I’ll try to respond to some of your test cases:

  1. Index files are basically just a shortcut to learn what’s stored within each of the files in data/ (called pack-files). By reading all the headers of all the pack files the index can be rebuild without a problem. That’s what restic rebuild-index does. Since this is a rather expensive operation, it is only done when rebuild-index is run manually.

  2. Removing files in the snapshots directory is serious, as you’ve discovered. It’s also mentioned in our threat model that you can find in the last section of the design document, here: https://github.com/restic/restic/blob/master/doc/design.rst#threat-model
    We could implement checks for vanishing snapshot files, but that’s also what the forget operation does. I’m not sure what we can do further if we assume that attackers are able to delete files. After all, they could also just overwrite the data in the repository with an older version of that repository, so all data saved in between is lost. Do you have any idea on how to improve that?

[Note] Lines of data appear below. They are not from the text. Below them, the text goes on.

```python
class PfFilterArgs(C.Structure):

    _fields_ = [
        ("struct_size", C.c_uint64),
        ("model", PfModel),
        ("filter", C.c_int32), ("proposal", C.c_int32), ("resampler", C.c_int32), ("dtype", C.c_int32),
        ("N", C.c_int64), ("B", C.c_int64),
        ("ess_threshold", C.c_double),
        ("seed", C.c_uint64),
        ("x", C.c_void_p * 2), ("logw", C.c_void_p * 2),
        ("anc", C.c_void_p), ("cdf", C.c_void_p), ("pos", C.c_void_p),
        ("y", C.c_void_p), ("y_rows", C.c_int64), ("observed", C.c_void_p),
        ("z_tape", C.c_void_p), ("u_tape", C.c_void_p),
        ("means", C.c_void_p), ("vars", C.c_void_p), ("ll_steps", C.c_void_p), ("ll_total", C.c_void_p),
        ("step_counter", C.c_void_p),
        ("ws", C.c_void_p), ("ws_bytes", C.c_size_t),
        ("observed_dev", C.c_void_p),
        ("ring", C.c_int64),
        ("user_loc", C.c_void_p), ("user_scale", C.c_void_p), ("user_scale_per_column", C.c_int64),
        ("user_dt", C.c_double),
        ("status", C.c_void_p),
        ("hints", PfRunHints),
    ]

    def __init__(self, *args, **kwargs):
        super().__init__(*args, **kwargs)
        self.struct_size = C.sizeof(PfFilterArgs)


_lib = None


class PfAmdError(RuntimeError):
    pass


def load() -> C.CDLL:
    global _lib
    if _lib is not None:
        return _lib
    path = LIB_PATH
    if not os.path.exists(path):
        raise PfAmdError(
            f"{path} not found: build it with `python -c 'import __graft_entry__ as g; g.build()'` "
            "(hipcc --offload-arch=gfx950).  pyfilter_amd has no CPU / eager fallback."
        )
    lib = C.CDLL(path)
    lib.pf_version.restype = C.c_char_p
    lib.pf_error_string.restype = C.c_char_p
    lib.pf_error_string.argtypes = [C.c_int]
    vp, i64, i32, u64, u32, sz = C.c_void_p, C.c_int64, C.c_int, C.c_uint64, C.c_uint32, C.c_size_t
    lib.pf_workspace_bytes.argtypes = [i64, i64, i64, C.POINTER(sz)]
    lib.pf_normalize.argtypes = [vp, vp, vp, vp, i64, i64, i32, vp, sz, vp]
    lib.pf_systematic.argtypes = [vp, vp, i32, vp, vp, vp, i64, i64, i32, vp, sz, vp]
    lib.pf_systematic_logw.argtypes = [vp, vp, i32, vp, vp, vp, i64, i64, i32, vp, sz, vp]
    lib.pf_systematic_cdf_free.argtypes = [i64, i64, i32, i32, C.POINTER(C.c_int)]
    lib.pf_multinomial.argtypes = [vp, vp, u64, u32, vp, vp, vp, i64, i64, i32, vp, sz, vp]
    lib.pf_gather.argtypes = [vp, vp, vp, vp, i64, i64, i64, i32, vp]
    lib.pf_loglik.argtypes = [vp, vp, vp, i64, i64, i32, vp, sz, vp]
    lib.pf_columns_gather.argtypes = [vp, vp, vp, i64, i64, i64, i32, vp]
    lib.pf_columns_exchange.argtypes = [vp, vp, vp, i64, i64, i64, i32, vp]
    lib.pf_moments.argtypes = [vp, vp, vp, vp, i64, i64, i64, i32, vp, sz, vp]
    lib.pf_pre_weight.argtypes = [C.POINTER(PfModel), i32, vp, vp, i64, vp, i64, i64, i32, vp]
    lib.pf_sample_and_weight.argtypes = [C.POINTER(PfModel), i32, i32, vp, vp, i64, vp, u64, u32, vp, vp, i64, i64, i32, vp]
    lib.pf_nested_sample_and_weight.argtypes = [C.POINTER(PfModel), i32, vp, vp, i64, vp, vp, u64, u32, vp, vp, vp, i64, i64, i32, vp]
    lib.pf_forecast_workspace_bytes.argtypes = [i64, i64, i32, C.POINTER(sz)]
    lib.pf_forecast.argtypes = [C.POINTER(PfModel), i32, vp, vp, vp, vp, u64, vp, vp, vp, vp, vp, vp, vp, sz, i64, i64, i32, vp]
    lib.pf_initial_sample.argtypes = [C.POINTER(C.c_double), C.POINTER(C.c_double), vp, u64, vp, i64, i64, i64, i32, vp]
    lib.pf_filter_run.argtypes = [C.POINTER(PfFilterArgs), i64, i64, i32, vp]
    lib.pf_filter_run_timed.argtypes = [C.POINTER(PfFilterArgs), i64, i64, i32, vp, C.POINTER(C.c_float)]
    lib.pf_filter_graph_create.argtypes = [C.POINTER(PfFilterArgs), i64, i64, i32, vp, C.POINTER(vp)]
    lib.pf_filter_graph_launch.argtypes = [vp, vp]
    lib.pf_filter_graph_destroy.argtypes = [vp]
    lib.pf_smooth_fixed_lag.argtypes = [vp, vp, vp, i64, i64, i64, i64, i32, vp]
    lib.pf_smooth_ffbs.argtypes = [C.POINTER(PfModel), vp, vp, vp, vp, u64, vp, i64, i64, i64, i32, vp]
    lib.pf_observed_flags.argtypes = [vp, i64, i64, i32, vp, vp]
    lib.pf_theta_ess.argtypes = [vp, i64, i64, i32, vp, vp]
    lib.pf_theta_path.argtypes = [vp, vp, i64, i64, i32, vp, vp, vp, u64, vp, vp]
    lib.pf_theta_resample.argtypes = [vp, i64, C.c_double, i32, vp, vp, vp]
    lib.pf_theta_step.argtypes = [vp, vp, i64, i32, vp, vp, u64, vp, vp, vp]
    lib.pf_filter_observe.argtypes = [C.POINTER(PfFilterArgs), i64, i64, i32, vp, vp, vp, vp, u64, vp, vp]
    lib.pf_host_alloc.argtypes = [sz, C.POINTER(vp)]
    lib.pf_host_free.argtypes = [vp]
    lib.pf_initial_sample_cols.argtypes = [vp, i64, i64, vp, i64, i64, vp, u64, vp, i64, i64, i64, i32, vp]
    lib.pf_theta_fit.argtypes = [vp, vp, i64, i32, C.c_double, i32, vp, vp, vp]
    lib.pf_theta_propose.argtypes = [C.POINTER(PfThetaPriors), vp, vp, vp, i64, i32, vp, C.POINTER(vp), vp, vp]
    lib.pf_theta_accept.argtypes = [vp] * 11 + [i64, i32, i32, vp, vp, vp, vp]
    dbl = C.c_double
    lib.pf_jitter_fit.argtypes = [vp, vp, i64, i32, i32, dbl, vp, dbl, dbl, dbl, i32, vp, vp, vp, vp]
    lib.pf_jitter_apply.argtypes = [C.POINTER(PfThetaPriors), vp, vp, vp, i64, i32, dbl, dbl, dbl, i32, vp, vp, u64, u64, i32, vp,
                                    C.POINTER(vp), vp]
    lib.pf_debug_draw_normals.argtypes = [u64, u32, i64, vp, i64, i64, i64, i32, vp]
    lib.pf_debug_launch_trace.argtypes = [C.POINTER(C.c_int32), i32]
    for name in EXPORTS:
        fn = getattr(lib, name)
        if name not in ("pf_version", "pf_error_string"):
            fn.restype = C.c_int
    if lib.pf_abi_version() != ABI_VERSION:
        raise PfAmdError(f"{path} implements ABI {lib.pf_abi_version()}, this package speaks ABI {ABI_VERSION}: rebuild it "
                         "(python -c 'import __graft_entry__ as g; g.build()')")
    _lib = lib
    return lib


def version() -> str:
    return load().pf_version().decode()


def check(rc: int, what: str):
    if rc != 0:
        raise PfAmdError(f"{what} failed: {load().pf_error_string(rc).decode()} (code {rc})")


def dtype_code(dtype: torch.dtype) -> int:
    if dtype == torch.float32:
        return PF_F32
    if dtype == torch.float64:
        return PF_F64
    raise PfAmdError(f"unsupported dtype {dtype}: the HIP kernels compute in float32 or float64")


def require_gpu(*tensors: Optional[torch.Tensor]):
    for t in tensors:
        if t is not None and not t.is_cuda:
            raise PfAmdError(
                "pyfilter_amd runs on MI355X only: got a CPU tensor (there is no CPU fallback; move the model / data "
                "to 'cuda')."
            )


def ptr(t: Optional[torch.Tensor]) -> Optional[int]:
    return None if t is None else t.data_ptr()


def stream_ptr() -> int:
    return torch._C._cuda_getCurrentRawStream(torch._C._cuda_getDevice())


_ws_cache = {}


def workspace(n: int, b: int, device: torch.device) -> torch.Tensor:
    key = (n, b, device.index, stream_ptr())
    ws = _ws_cache.get(key)
    nbytes = C.c_size_t(0)
    if ws is None:
        check(load().pf_workspace_bytes(n, b, 1, C.byref(nbytes)), "pf_workspace_bytes")
        ws = torch.empty(nbytes.value, dtype=torch.uint8, device=device)
        if len(_ws_cache) > 64:
            _ws_cache.clear()
        _ws_cache[key] = ws
    return ws


def new_workspace(n: int, b: int, device: torch.device) -> torch.Tensor:
    nbytes = C.c_size_t(0)
    check(load().pf_workspace_bytes(n, b, MAX_D, C.byref(nbytes)), "pf_workspace_bytes")
    return torch.zeros(nbytes.value, dtype=torch.uint8, device=device)
```

### pyfilter_amd/csrc/pf_fused.hpp

```cpp
#pragma once

namespace pf {

#define PF_STEP_B blockIdx.x
#define PF_STEP_K blockIdx.y

#ifdef PF_DEVTOOLS
#define PF_CUT(a, n) ((a).debug_cut == (n))
#define PF_STAMP(a, slot)                                                                       \
    do {                                                                                        \
        if ((a).debug_cut < 0 && !(a).finalize_only && PF_STEP_K == (unsigned)(-(a).debug_cut - 1) &&  \
            PF_STEP_B == 0 && threadIdx.x == 0)                                                 \
            (a).dbg[slot] = (unsigned long long)clock64();                                      \
    } while (0)
#else
#define PF_CUT(a, n) false
#ifdef PF_ISA_MARKS
#define PF_STAMP(a, slot) asm volatile("; PF_MARK " #slot)
#else
#define PF_STAMP(a, slot) do { } while (0)
#endif
#endif

template <typename T> struct FusedArgs {
    ModelDesc md;
    const T* params;
    int filter, proposal, resampler;
    Geom g;
    double thr_abs;
    double logN;
    T rcN;
    uint64_t seed;
    const uint64_t* seed_dev;
    T* x[2];
    T* logw[2];
    int32_t* anc;
    const int32_t* anc_prev;
    T* cdf;
    T* pos;
    const T* y;
    int y_rows;
    const T* z_tape;
    const T* u_tape;
    const T* user_loc;
    const T* user_scale;
    int user_scale_percol;
    T user_dt;
    T* means;
    T* vars;
    T* ll_steps;
    T* ll_total;
    double* part;
    int64_t part_stride;
    ColStat* stat;
    int32_t* poison;
    T* cpack;
    double* piv0;
    double* ctab;
    int64_t ctab_stride;
    int t0;
    int step;
    int obs;
    int obs_next;
    const uint8_t* obs_dev;
    __device__ __forceinline__ bool y_informative() const {
        const T* yr = y + (int64_t)step * md.obs_dim;
        bool any = false;
        for (int o = 0; o < md.obs_dim; ++o) any = any || !(yr[o] != yr[o]);
        return any;
    }
    __device__ __forceinline__ bool is_obs() const { return obs >= 0 ? obs != 0 : (obs == -1 ? obs_dev[step] != 0 : y_informative()); }
    __device__ __forceinline__ bool is_obs_next() const { return obs_next >= 0 ? obs_next != 0 : obs_dev[step + 1] != 0; }
    int finalize_only;
    int book_inline;
    unsigned kmap;
    __device__ __forceinline__ int tile_of_row(unsigned y) const {
        return (int)(((y & (kmap & 0xffu)) << ((kmap >> 8) & 0xffu)) + (y >> ((kmap >> 16) & 0xffu)));
    }
    unsigned long long* dbg;
    __device__ __forceinline__ const double* part_r() const { return part + (int64_t)(step & 1) * part_stride; }
    __device__ __forceinline__ double* part_w(int state) const { return part + (int64_t)(state & 1) * part_stride; }
    __device__ __forceinline__ const double* ctab_r(int b) const {
        return ctab + (int64_t)(step & 1) * ctab_stride + (int64_t)b * g.tiles * g.rounds_per_tile * PF_NWAVES * 2;
    }
    __device__ __forceinline__ double* ctab_w(int state, int b) const {
        return ctab + (int64_t)(state & 1) * ctab_stride + (int64_t)b * g.tiles * g.rounds_per_tile * PF_NWAVES * 2;
    }
    template <int D> __device__ __forceinline__ T pivot(int q, int b, int d) const {
        return (q - 2 >= t0) ? means[((int64_t)(q - 2) * g.B + b) * D + d] : (T)piv0[(int64_t)b * PF_MAXD + d];
    }
    int debug_cut;
    int keep_state;
};

template <typename T, int D>
__device__ __forceinline__ void load_col_params(const FusedArgs<T>& a, int b, int step, bool with_y, ColParams<T, D>& cp,
                                                int late = 0) {
    const int O = a.md.obs_dim;
    const int NP = 4 * D + O * D + 2 * O;
    cp.load(a.params + (int64_t)b * NP + late, O,
            with_y ? a.y + ((int64_t)step * a.y_rows + (a.y_rows == 1 ? 0 : b)) * O + late : nullptr);
}
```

  3. That’s also a correct observation, restic check won’t detect modified files because that’s also an expensive operation. If you trust the server, you can e.g. use sha256sum running on the server to detect bit rot. But if you don’t trust the server, the only way to make sure that the data is unmodified is downloading and checking it. That’s what restic check --read-data does.
    We tried to find a middle ground between usability and paranoia here :slight_smile:

No, how would that be possible? There are plans to add error correction to the pack files so that accidentally bit rot can be corrected (up to some level of corruption), but that hasn’t been implemented yet.

As long as there are snapshots which reference data that is not there any more (for whatever reason), restic check will complain.


#3

Hi,

Thanks. Yes. I know about design doc. At the same time for now I don’t care about ‘attacker’ that tries to remove/replace files. I was thinking about disk/files corruption or loss.

Again, in case of data corruption single signed file with snapshot list will provide a way to at least detect such thing.

As about replacing files with older version, if such ‘snapshot list’ have some sort of timestamp (or just revision number), it’ll be possible to cache it locally (when metadata cache will be ready) and check that remote timestamp >= cached timestamp and warn/fail if this is not true.

Maybe I was not clear enough. I was asking not about ‘recover pack files’. But just fix repository to make it consistent again. Just to be able to continue backups to this repo, keep history and content of other files/snapshots. Pretty same thing like fsck for filesystem, like removing files from existing snapshots or marking them as ‘known to be missing’.


#4

This last point was also something I was wondering about: if you detect bit rot in a pack file, through the sha256 value not matching the filename, what should you do then (other sound alarms about the integrity of the storage)? Ideally, if the files represented in that pack are still in the live data set, and unchanged, the next backup would recreate the pack file.


#5

I can confirm that just deleting broken pack file and triggering backup again fixes repository(while source data is unchanged)


#6

Excellent – thank you for confirming!